Prediction Of Enhancer Rna Activity Levels From Chip-Seq-Derived Histone Modification Combinatorial Codes

Motivation: Transcription-regulatory elements (TREs) are critical modulators of gene transcription, with promoters and enhancers being major hubs for gene regulation. Of these, enhancers are distal regulatory elements, typically short 50-150 basepairs DNA regions and are identified via the large numbers of genomic regions displaying enhancer-like chromatin features, such as histone modifications at regulatory sites. Given that enhancers operate at sites vastly removed from their cognate genes, their computational prediction is challenging.

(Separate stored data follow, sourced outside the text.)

__device__ __forceinline__ void top2_merge(uint32_t& b, uint32_t& s, uint32_t& p, uint32_t b2, uint32_t s2,
                                           uint32_t p2) {
  const uint32_t lo = b < b2 ? b : b2;
  const uint32_t hs = s > s2 ? s : s2;
  s = hs > lo ? hs : lo;
  b = b > b2 ? b : b2;
  p = p > p2 ? p : p2;
}
template <int O>
__device__ __forceinline__ uint32_t dpp_xchg(uint32_t v) {
  constexpr int ctrl = O == 1 ? 0xB1 : O == 2 ? 0x4E : O == 4 ? 0x141 : 0x140;
  return (uint32_t)__builtin_amdgcn_mov_dpp((int)v, ctrl, 0xF, 0xF, true);
}
template <int O, int W>
__device__ __forceinline__ void spec_reduce_step(uint32_t& best, uint32_t& sec, uint32_t& pm) {
  if constexpr (O < W) {
    if constexpr (O <= 8) {
      top2_merge(best, sec, pm, dpp_xchg<O>(best), dpp_xchg<O>(sec), dpp_xchg<O>(pm));
    } else if constexpr (O == 16) {
      const auto xb = __builtin_amdgcn_permlane16_swap(best, best, false, false);
      const auto xs = __builtin_amdgcn_permlane16_swap(sec, sec, false, false);
      const auto xp = __builtin_amdgcn_permlane16_swap(pm, pm, false, false);
      best = xb[0], sec = xs[0], pm = xp[0];
      top2_merge(best, sec, pm, xb[1], xs[1], xp[1]);
    } else {
      static_assert(O == 32, "wave64");
      const auto xb = __builtin_amdgcn_permlane32_swap(best, best, false, false);
      const auto xs = __builtin_amdgcn_permlane32_swap(sec, sec, false, false);
      const auto xp = __builtin_amdgcn_permlane32_swap(pm, pm, false, false);
      best = xb[0], sec = xs[0], pm = xp[0];
      top2_merge(best, sec, pm, xb[1], xs[1], xp[1]);
    }
    spec_reduce_step<2 * O, W>(best, sec, pm);
  }
}
template <int SF>
__device__ __forceinline__ void spec_reduce(uint32_t& best, uint32_t& sec, float& pmf, int tid, uint32_t* scratch) {
  constexpr int T = Geo<SF>::T;
  uint32_t pm = __float_as_uint(pmf);
  spec_reduce_step<1, (T < 64 ? T : 64)>(best, sec, pm);
  if constexpr (T > 64) {
    const int w = tid >> 6;
    if ((tid & 63) == 0) {
      scratch[3 * w] = best;
      scratch[3 * w + 1] = sec;
      scratch[3 * w + 2] = pm;
    }
    __syncthreads();
    constexpr int WPS = T / 64;
    const int wb = (w / WPS) * WPS;
    best = scratch[3 * wb];
    sec = scratch[3 * wb + 1];
    pm = scratch[3 * wb + 2];
#pragma unroll
    for (int q = 1; q < WPS; ++q)
      top2_merge(best, sec, pm, scratch[3 * (wb + q)], scratch[3 * (wb + q) + 1], scratch[3 * (wb + q) + 2]);
  }
  pmf = __uint_as_float(pm);
}

template <int SF>
constexpr int demod_waves_per_eu() {
  return SF >= 6 ? 4 : 1;
}

template <int SF, bool SPEC>
constexpr int demod_twl_entries() {
  if constexpr (!SPEC || SF < 6) {
    return 0;
  } else {
    using G = Geo<SF>;
    return (G::RA == 16 ? 15 : 3) * G::MA_A;
  }
}


template <int SF>
constexpr size_t spec_dtl_offset() {
  return (((size_t)Geo<SF>::SPW * lds_row<SF>() + demod_twl_entries<SF, true>()) * sizeof(cf) + 15) & ~(size_t)15;
}
template <int SF>
constexpr bool spec_dtab() {
  return Geo<SF>::WAVE_LOCAL && Geo<SF>::NPASS == 2 &&
         4 * (spec_dtl_offset<SF>() + 2 * sizeof(cf) * Geo<SF>::N) <= 160 * 1024;
}
template <int SF>
constexpr size_t spec_lds_bytes() {
  constexpr bool pf2 = Geo<SF>::WAVE_LOCAL && Geo<SF>::NPASS == 2;
  return pf2 ? spec_dtl_offset<SF>() + (spec_dtab<SF>() ? 2 * sizeof(cf) * Geo<SF>::N : 16 * 8 * Geo<SF>::T)
             : sizeof(cf) * ((size_t)Geo<SF>::SPW * lds_row<SF>() + demod_twl_entries<SF, true>());
}

#define LORA_SPEC_BLOCKS(SPB, dblocks, frames, sync) ((dblocks) + ((sync) ? (2 * (frames) + (SPB) - 1) / (SPB) : 0))
template <int SF>
struct SpecGrid {
  static constexpr int SPB = Geo<SF>::WAVE_LOCAL ? 64 / Geo<SF>::T : Geo<SF>::SPW;
  static constexpr int BPG = Geo<SF>::WAVE_LOCAL ? 4 : 1;
  __host__ __device__ static constexpr int bpf(int per) { return (per + SPB - 1) / SPB; }
  static constexpr int64_t groups(int64_t frames, int per, bool sync) {
    return (LORA_SPEC_BLOCKS(SPB, frames * bpf(per), frames, sync) + BPG - 1) / BPG;
  }
};

__device__ __forceinline__ __amdgpu_buffer_rsrc_t raw_rsrc(const void* p) {
  return __builtin_amdgcn_make_buffer_rsrc(const_cast<void*>(p), (short)0, 0x7fffffff, 0x00020000);
}

struct SpecBlk {
  int64_t f, base;
  int s, jl, d, cg;
  bool valid, mis, nbr;
  float rate;
  int toff;
};
template <int SF, int SPM, int DW, bool RECIP>
__device__ __forceinline__ void spec_decode(const KArgs& a, int64_t bb, int bpf, int per, int gi, int l, bool fdiv,
                                            uint64_t mq, SpecBlk& B) {
  constexpr int SPB = SpecGrid<SF>::SPB, S0 = SPM == 2 ? 0 : 2;
  const __attribute__((address_space(4))) FrameParams* fps =
      (const __attribute__((address_space(4))) FrameParams*)a.fp_spec;
  if constexpr (RECIP)
    B.f = fdiv ? (bpf == 1 ? bb : (int64_t)(((uint64_t)(uint32_t)bb * mq) >> 32)) : bb / bpf;
  else
    B.f = bb / bpf;
  B.jl = (int)(bb - B.f * bpf) * SPB + gi;
  B.valid = B.jl < per;
  B.s = S0 + (B.valid ? B.jl : per - 1);
  B.rate = SPM == 2 ? 0.0f : fps[B.f].rate;
  B.toff = SPM == 2 ? 0 : fps[B.f].t_off;
  sym_base(B.s, Geo<SF>::N, a.frame_len, B.toff, B.base, B.cg);
  if constexpr (SPM == 1) B.cg = 0;
  B.d = (int)(B.base & (DW - 1));
  B.mis = __builtin_amdgcn_readfirstlane(__ballot(Geo<SF>::NPASS == 3 ? l < B.d : B.d != 0) != 0);
  B.nbr = false;
}
template <int SF>
__device__ __forceinline__ bool spec_next_is_neighbour(const KArgs& a, const SpecBlk& B, int per, int gi) {
  int64_t bnext;
  int cgn;
  sym_base(B.s + 1, Geo<SF>::N, a.frame_len, B.toff, bnext, cgn);
  return gi < SpecGrid<SF>::SPB - 1 && B.jl + 1 < per && bnext == B.base + Geo<SF>::N;
}

template <int SF, bool DTAB, bool DTL>
__device__ __forceinline__ float4 spec_table_pair(int pp, __amdgpu_buffer_rsrc_t rd, int vt, bool cg0, const cf* dq,
                                                  const float4* dl) {
  constexpr int N = Geo<SF>::N, T = Geo<SF>::T;
  if constexpr (DTAB) {
    const cf d0 = dq[2 * pp * T], d1 = dq[(2 * pp + 1) * T];
    return float4{d0.re, d0.im, d1.re, d1.im};
  } else if constexpr (DTL) {
    return cg0 ? dl[pp * T]
               : __builtin_bit_cast(float4, __builtin_amdgcn_raw_buffer_load_b128(rd, vt, pp * (N + T) * 16, 0));
  } else {
    return __builtin_bit_cast(float4, __builtin_amdgcn_raw_buffer_load_b128(rd, vt, pp * (N + T) * 16, 0));
  }
}
template <int SF, bool DTAB, bool DTL, int NP>
__device__ __forceinline__ void spec_table(const KArgs& a, int cg, int lr, const cf* dtab, const float4* dtl,
                                           float4 (&dt)[NP]) {
  const __amdgpu_buffer_rsrc_t rd = raw_rsrc(a.downP);
  const int vt = (cg + lr) * 16;
  bool cg0 = false;
  if constexpr (DTL && !DTAB) cg0 = __builtin_amdgcn_readfirstlane(__ballot(cg != 0) == 0);
#pragma unroll
  for (int pp = 0; pp < NP; ++pp) dt[pp] = spec_table_pair<SF, DTAB, DTL>(pp, rd, vt, cg0, dtab + cg + lr, dtl + lr);
}
template <int MODE, bool MAX, int P>
__device__ __forceinline__ float spec_dechirp_max(const v2f (&ld)[P + 1], const float4* dt, cf (&in)[P]) {
#pragma unroll
  for (int q = 0; q < P; ++q) in[q] = cf{ld[q].x, ld[q].y};
  if constexpr (MODE == 0) {
#pragma unroll
    for (int pp = 0; pp < P / 2; ++pp) {
      in[2 * pp] = pk_cmul_ref(in[2 * pp], cf{dt[pp].x, dt[pp].y});
      in[2 * pp + 1] = pk_cmul_ref(in[2 * pp + 1], cf{dt[pp].z, dt[pp].w});
    }
  }
  float pm = 0.0f;
  if constexpr (MAX) {
#pragma unroll
    for (int q = 0; q < P; ++q) pm = amax3(pm, in[q]);
  }
  return pm;
}

__device__ __forceinline__ float spec_margin(uint32_t best, uint32_t sec) {
  return __builtin_amdgcn_sqrtf(spec_key_value(best)) - __builtin_amdgcn_sqrtf(spec_key_value(sec));
}
template <int SF, int S0>
__device__ __forceinline__ void spec_store_symbol(const KArgs& a, int64_t f, int s, int l, int lr, uint32_t lbest,
                                                  uint32_t best, uint32_t sec, float pm) {
  using G = Geo<SF>;
  constexpr int NG = G::NPASS == 2 ? G::P / G::RA : G::P / G::RB;
  constexpr int ML = G::NPASS == 2 ? G::MA_A : G::MA_B;
  const int o = (int)(best & 15u);
  const uint32_t idx = (uint32_t)(lr + G::T * (o % NG) + ML * (o / NG));
  const float margin = spec_margin(best, sec);
  if (lbest == best && a.syms) a.syms[f * a.sym_stride + (s - S0)] = (uint16_t)idx;
  if (l == 0)
    reinterpret_cast<uint2*>(a.spec_marg)[f * a.total + s] = make_uint2(__float_as_uint(margin), __float_as_uint(pm));
}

While ChIP-seq datasets have been used to map out parts of the epigenome, only a fraction of predicted enhancers have been found to be functionally active. Thus, recent methods, such as GRO-seq, have been used to elucidate functionally active enhancers. However, GRO-seq data is sparse, being experimentally complex, and often at insufficient resolution. Hence, in this paper, we evaluate the ability of ChIP-seq data to predict the eRNA activity, as given by GRO-seq, using as inputs the signatures of key histone modifications that are known to be predictive of enhancers. We implement two models with accurate performance for the entire range of eRNA activity, spanning 5 orders of magnitude, for the human embryonic stem cell type H1. We then perform a detailed comparison with a prior computational approach for (binary) enhancer activity classification.Results: Our best performing model is the Convolutional Neural Network (CNN)-based regression model, indicating that the epigenetic patterns are location invariant. We achieve an overall RMSE of 0.82 compared to the baseline's (ZeroR) 1.30. In the comparison with a prior approach, our model achieves AUC of 0.75 against the prior approach's 0.56.